- [Goal of the exercise] In every line of the records, look for "volatile", then report how many lines have it and nothing else.
Given data Start Marker
template <int W, int NTL>
__device__ __forceinline__ void mf_load_b(const uint32_t* __restrict__ dT, int Kt, const int (&tile)[NTL], int lane,
                                          MfB<W, NTL>& B) {
  constexpr int KS = W / 2;
  const int r = lane & 31, h = lane >> 5;
  uint32_t m88, c22;
  asm volatile("v_mov_b32 %0, 0x88888888" : "=v"(m88));
  asm volatile("v_mov_b32 %0, 0x22222222" : "=v"(c22));
  uint32_t raw[NTL][KS];
#pragma unroll
  for (int j = 0; j < NTL; ++j) load_raw<KS>(dT + (size_t)min(tile[j] * 32 + r, Kt - 1) * W + KS * h, raw[j]);
  static_assert(NTL == 1 || 24 * W < 256, "a tile's popcount fits its byte");
  uint32_t pk = 0;
#pragma unroll
  for (int j = 0; j < NTL; ++j) {
    uint32_t p = 0;
#pragma unroll
    for (int k = 0; k < KS; ++k) {
      B.Bf[j][k] = fp4_spread_to(raw[j][k], m88, c22);
      p += __popc(raw[j][k] & 0x77777777u);
    }
    pk |= p << (8 * j);
  }
  B.psum = pk + __shfl_xor(pk, 32);
}

typedef int mf_v4i __attribute__((ext_vector_type(4)));

__device__ __forceinline__ void mf_pipe_half1(mf_v16f& acc, const mf_v4i& a0, const mf_v4i& a1, const mf_v4i& a2,
                                              const mf_v4i& a3, const mf_v4i& b0, const mf_v4i& b1, const mf_v16f& cin,
                                              const mf_v16f& old, float& b, float& s, float& t) {
  asm volatile(
      "s_nop 1\n\t"
      "v_mfma_f32_32x32x64_f8f6f4 %[acc], %[a0], %[b0], %[cin] cbsz:4 blgp:4\n\t"
      "v_add_f32 %[b], 0x3c800000, %[b]\n\t"
      "v_add_f32 %[s], 0x3c800000, %[s]\n\t"
      "s_nop 4\n\t"
      "v_max3_f32 %[t], %[o0], %[o1], %[o2]\n\t"
      "v_mfma_f32_32x32x64_f8f6f4 %[acc], %[a1], %[b1], %[acc] cbsz:4 blgp:4\n\t"
      "v_max3_f32 %[t], %[t], %[o3], %[o4]\n\t"
      "v_max3_f32 %[t], %[t], %[o5], %[o6]\n\t"
      "v_max3_f32 %[t], %[t], %[o7], %[o8]"
      : [acc] "=&v"(acc), [b] "+v"(b), [s] "+v"(s), [t] "=&v"(t)
      : [a0] "v"(a0), [a1] "v"(a1), "v"(a2), "v"(a3), [b0] "v"(b0), [b1] "v"(b1), [cin] "v"(cin), [o0] "v"(old[0]),
        [o1] "v"(old[1]), [o2] "v"(old[2]), [o3] "v"(old[3]), [o4] "v"(old[4]), [o5] "v"(old[5]), [o6] "v"(old[6]),
        [o7] "v"(old[7]), [o8] "v"(old[8]));
}
__device__ __forceinline__ void mf_pipe_half2(mf_v16f& acc, const mf_v4i& a2, const mf_v4i& a3, const mf_v4i& b2,
                                              const mf_v4i& b3, const mf_v16f& old, float& b, float& s, float& t) {
  float x;
  asm volatile(
      "v_mfma_f32_32x32x64_f8f6f4 %[acc], %[a2], %[b2], %[acc] cbsz:4 blgp:4\n\t"
      "v_max3_f32 %[t], %[t], %[o9], %[o10]\n\t"
      "v_max3_f32 %[t], %[t], %[o11], %[o12]\n\t"
      "v_max3_f32 %[t], %[t], %[o13], %[o14]\n\t"
      "v_mfma_f32_32x32x64_f8f6f4 %[acc], %[a3], %[b3], %[acc] cbsz:4 blgp:4\n\t"
      "v_med3_f32 %[x], %[b], %[t], %[o15]\n\t"
      "v_max3_f32 %[b], %[b], %[t], %[o15]\n\t"
      "v_max_f32 %[s], %[s], %[x]"
      : [acc] "+v"(acc), [b] "+v"(b), [s] "+v"(s), [t] "+v"(t), [x] "=&v"(x)
      : [a2] "v"(a2), [a3] "v"(a3), [b2] "v"(b2), [b3] "v"(b3), [o9] "v"(old[9]), [o10] "v"(old[10]), [o11] "v"(old[11]),
        [o12] "v"(old[12]), [o13] "v"(old[13]), [o14] "v"(old[14]), [o15] "v"(old[15]));
}
__device__ __forceinline__ void mf_pipe_drain(const mf_v16f& old, float& b, float& s) {
  float t, x;
  asm volatile(
      "s_nop 11\n\t"
      "v_add_f32 %[b], 0x3c800000, %[b]\n\t"
      "v_add_f32 %[s], 0x3c800000, %[s]\n\t"
      "v_max3_f32 %[t], %[o0], %[o1], %[o2]\n\t"
      "v_max3_f32 %[t], %[t], %[o3], %[o4]\n\t"
      "v_max3_f32 %[t], %[t], %[o5], %[o6]\n\t"
      "v_max3_f32 %[t], %[t], %[o7], %[o8]\n\t"
      "v_max3_f32 %[t], %[t], %[o9], %[o10]\n\t"
      "v_max3_f32 %[t], %[t], %[o11], %[o12]\n\t"
      "v_max3_f32 %[t], %[t], %[o13], %[o14]\n\t"
      "v_med3_f32 %[x], %[b], %[t], %[o15]\n\t"
      "v_max3_f32 %[b], %[b], %[t], %[o15]\n\t"
      "v_max_f32 %[s], %[s], %[x]"
      : [b] "+v"(b), [s] "+v"(s), [t] "=&v"(t), [x] "=&v"(x)
      : [o0] "v"(old[0]), [o1] "v"(old[1]), [o2] "v"(old[2]), [o3] "v"(old[3]), [o4] "v"(old[4]), [o5] "v"(old[5]),
        [o6] "v"(old[6]), [o7] "v"(old[7]), [o8] "v"(old[8]), [o9] "v"(old[9]), [o10] "v"(old[10]), [o11] "v"(old[11]),
        [o12] "v"(old[12]), [o13] "v"(old[13]), [o14] "v"(old[14]), [o15] "v"(old[15]));
}

template <int NTL>
__device__ __forceinline__ void mf_scan_tiles_pipe(const uint32_t* fromD, int n_full, int tail, const MfB<8, NTL>& B,
                                                   const float (&cin)[16], float (&b)[NTL], float (&s)[NTL],
                                                   uint32_t m88, uint32_t c22, uint32_t (&raw)[4],
                                                   const uint32_t*& nxt) {
  static_assert(NTL == 2 || NTL == 4, "tiles alternate between two accumulator tuples");
  mf_v4i B4[NTL][4];
#pragma unroll
  for (int j = 0; j < NTL; ++j) {
#pragma unroll
    for (int k = 0; k < 4; ++k) B4[j][k] = mf_v4i{B.Bf[j][k][0], B.Bf[j][k][1], B.Bf[j][k][2], B.Bf[j][k][3]};
  }
  mf_v16f c0, acc0, acc1;
#pragma unroll
  for (int i = 0; i < 16; ++i) { c0[i] = cin[i]; acc1[i] = -INFINITY; }
#pragma unroll 1
  for (int pass = 0; pass < 2; ++pass) {
    int n = n_full, step = 32 * 8;
    if (pass) {
      if (!tail) break;
      const float lim = -(float)tail * MF_FR;
#pragma unroll
      for (int i = 0; i < 16; ++i) c0[i] = c0[i] > lim ? c0[i] : -INFINITY;
      n = 1; step = 0;
    }
    for (int mt = 0; mt < n; ++mt) {
      mf_v4i A4[4];
#pragma unroll
      for (int k = 0; k < 4; ++k) {
        const mf_v8i a = fp4_spread_from(raw[k], m88, c22);
        A4[k] = mf_v4i{a[0], a[1], a[2], a[3]};
      }
      nxt += step;
      load_raw<4>(nxt, raw);
#pragma unroll
      for (int j = 0; j < NTL; j += 2) {
        constexpr int JP = NTL - 1;
        float t;
        const int jp = j == 0 ? JP : j - 1;
        mf_pipe_half1(acc0, A4[0], A4[1], A4[2], A4[3], B4[j][0], B4[j][1], c0, acc1, b[jp], s[jp], t);
        mf_pipe_half2(acc0, A4[2], A4[3], B4[j][2], B4[j][3], acc1, b[jp], s[jp], t);
        mf_pipe_half1(acc1, A4[0], A4[1], A4[2], A4[3], B4[j + 1][0], B4[j + 1][1], c0, acc0, b[j], s[j], t);
        mf_pipe_half2(acc1, A4[2], A4[3], B4[j + 1][2], B4[j + 1][3], acc0, b[j], s[j], t);
      }
    }
  }
  mf_pipe_drain(acc1, b[NTL - 1], s[NTL - 1]);
}
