-__device__ __forceinline__ void h3_expand_block(const uint32_t (&S)[H3_WORDS], uint32_t &prev, int nv, uint8_t *lds,
-                                                uint8_t *slot, const uint64_t *lut, int lane)
-{
-    uint32_t cur = (uint32_t) (slot - lds) + (uint32_t) (lane * H3_STRIP);
-    const uint32_t cur0 = cur;
+__device__ __forceinline__ void h3_expand_block(const uint32_t (&d)[H3_WORDS], uint8_t *lds, uint8_t *slot, int lane)
+{
+    const uint32_t cur0 = (uint32_t) (slot - lds) + (uint32_t) (lane * H3_STRIP);
+    uint32_t cur = cur0;
+    const uint32_t three = 3;
+#pragma unroll
+    for (int w = 0; w < H3_WORDS; ++w) {
+        uint32_t a[4], at[4];
+        asm("v_lshlrev_b32_sdwa %0, %1, %2 dst_sel:DWORD dst_unused:UNUSED_PAD src0_sel:DWORD src1_sel:BYTE_3" : "=v"(a[0]) : "v"(three), "v"(d[w]));
+        asm("v_lshlrev_b32_sdwa %0, %1, %2 dst_sel:DWORD dst_unused:UNUSED_PAD src0_sel:DWORD src1_sel:BYTE_2" : "=v"(a[1]) : "v"(three), "v"(d[w]));
+        asm("v_lshlrev_b32_sdwa %0, %1, %2 dst_sel:DWORD dst_unused:UNUSED_PAD src0_sel:DWORD src1_sel:BYTE_1" : "=v"(a[2]) : "v"(three), "v"(d[w]));
+        asm("v_lshlrev_b32_sdwa %0, %1, %2 dst_sel:DWORD dst_unused:UNUSED_PAD src0_sel:DWORD src1_sel:BYTE_0" : "=v"(a[3]) : "v"(three), "v"(d[w]));
+        uint64_t ent[4];
+#pragma unroll
+        for (int y = 0; y < 4; ++y)
+            ent[y] = *(const __attribute__((address_space(3))) uint64_t *) (uintptr_t) a[y];
+#pragma unroll
+        for (int y = 0; y < 4; ++y) {
+            at[y] = cur;
+            cur += (uint32_t) __popc(a[y]);
+        }
+#pragma unroll
+        for (int y = 0; y < 4; ++y) {
+            const uint32_t base = 0x01010101u * (uint32_t) (32 * w + 8 * y);
+            const uint64_t e = ent[y] + (((uint64_t) base << 32) | base);
+            asm volatile("ds_write_b64 %0, %1" :: "v"(at[y]), "v"(e) : "memory");
+        }
+    }
+    const uint32_t cnt = cur - cur0;
+    reinterpret_cast<uint32_t *>(slot + H3_OFF_CNT)[lane] = cnt;
+    const uint32_t ng = wave_max_in_lane63((cnt + 3u) >> 2);
+    if (lane == 63) reinterpret_cast<uint32_t *>(slot + H3_OFF_NG)[0] = ng;
+}
+
+__device__ __forceinline__ void h3_transitions_full(const uint32_t (&S)[H3_WORDS], uint32_t pw, uint32_t (&d)[H3_WORDS])
+{
+#pragma unroll
+    for (int w = 0; w < H3_WORDS; ++w)
+        d[w] = S[w] ^ __builtin_amdgcn_alignbit(w ? S[w - 1] : pw, S[w], 1);
+}
+
+__device__ __forceinline__ void h3_transitions_tail(const uint32_t (&S)[H3_WORDS], uint32_t &prev, int nv, uint32_t (&d)[H3_WORDS])
+{
 #pragma unroll
     for (int w = 0; w < H3_WORDS; ++w) {
         const int k = nv - 32 * w;
-        uint32_t d = S[w] ^ ((S[w] >> 1) | (prev << 31));
+        d[w] = S[w] ^ ((S[w] >> 1) | (prev << 31));
         if (k <= 0) {
-            d = 0;
+            d[w] = 0;
         } else if (k < 32) {
-            d &= ~0u << (32 - k);
+            d[w] &= ~0u << (32 - k);
             prev = (S[w] >> (32 - k)) & 1u;
         } else {
             prev = S[w] & 1u;
         }
-        uint64_t ent[4];
-#pragma unroll
-        for (int y = 0; y < 4; ++y)
-            ent[y] = lut[(d >> (24 - 8 * y)) & 0xffu];
-#pragma unroll
-        for (int y = 0; y < 4; ++y) {
-            const uint32_t base = 0x01010101u * (uint32_t) (32 * w + 8 * y);
-            const uint64_t e = ent[y] + (((uint64_t) base << 32) | base);
-            asm volatile("ds_write_b64 %0, %1" :: "v"(cur), "v"(e) : "memory");
-            cur += (uint32_t) __popc((d >> (24 - 8 * y)) & 0xffu);
-        }
-    }
-    const uint32_t cnt = cur - cur0;
-    reinterpret_cast<uint32_t *>(slot + H3_OFF_CNT)[lane] = cnt;
-    const uint32_t ng = wave_max((cnt + 3u) >> 2);
-    if (lane == 0) reinterpret_cast<uint32_t *>(slot + H3_OFF_NG)[0] = ng;
+    }
 }
 
 #define H3_STEP(k, E, kk)                                                                 \
@@ -76,6 +99,16 @@
     unsigned long long sv;
     asm volatile(
         "s_mov_b64 %[sv], exec\n\t"
+        "s_bitcmp0_b32 %[ng], 0\n\t"
+        "s_cbranch_scc1 0f\n\t"
+        "v_subrev_u32 %[ad], 4, %[ad]\n\t"
+        "v_add_u32 %[rem], 4, %[rem]\n\t"
+        "ds_read_b32 %[F], %[ad] offset:4\n\t"
+        "ds_read_b32 %[G], %[ad] offset:8\n\t"
+        "ds_read_b32 %[H], %[ad] offset:12\n\t"
+        "s_waitcnt lgkmcnt(2)\n\t"
+        "s_branch 3f\n\t"
+        "0:\n\t"
         "ds_read_b32 %[E], %[ad]\n\t"
         "ds_read_b32 %[F], %[ad] offset:4\n\t"
         "1:\n\t"
@@ -84,6 +117,7 @@
         "s_waitcnt lgkmcnt(2)\n\t"
         "v_or_b32 %[X], 0xff, %[X]\n\t"
         H3_STEP(0, E, 0) H3_STEP(1, E, 1) H3_STEP(2, E, 2) H3_STEP(3, E, 3)
+        "3:\n\t"
         "v_or_b32 %[X], 0xff, %[X]\n\t"
         H3_STEP(0, F, 4) H3_STEP(1, F, 5) H3_STEP(2, F, 6) H3_STEP(3, F, 7)
         "s_sub_u32 %[np], %[np], 1\n\t"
Given data End Marker
- [Task answer] 8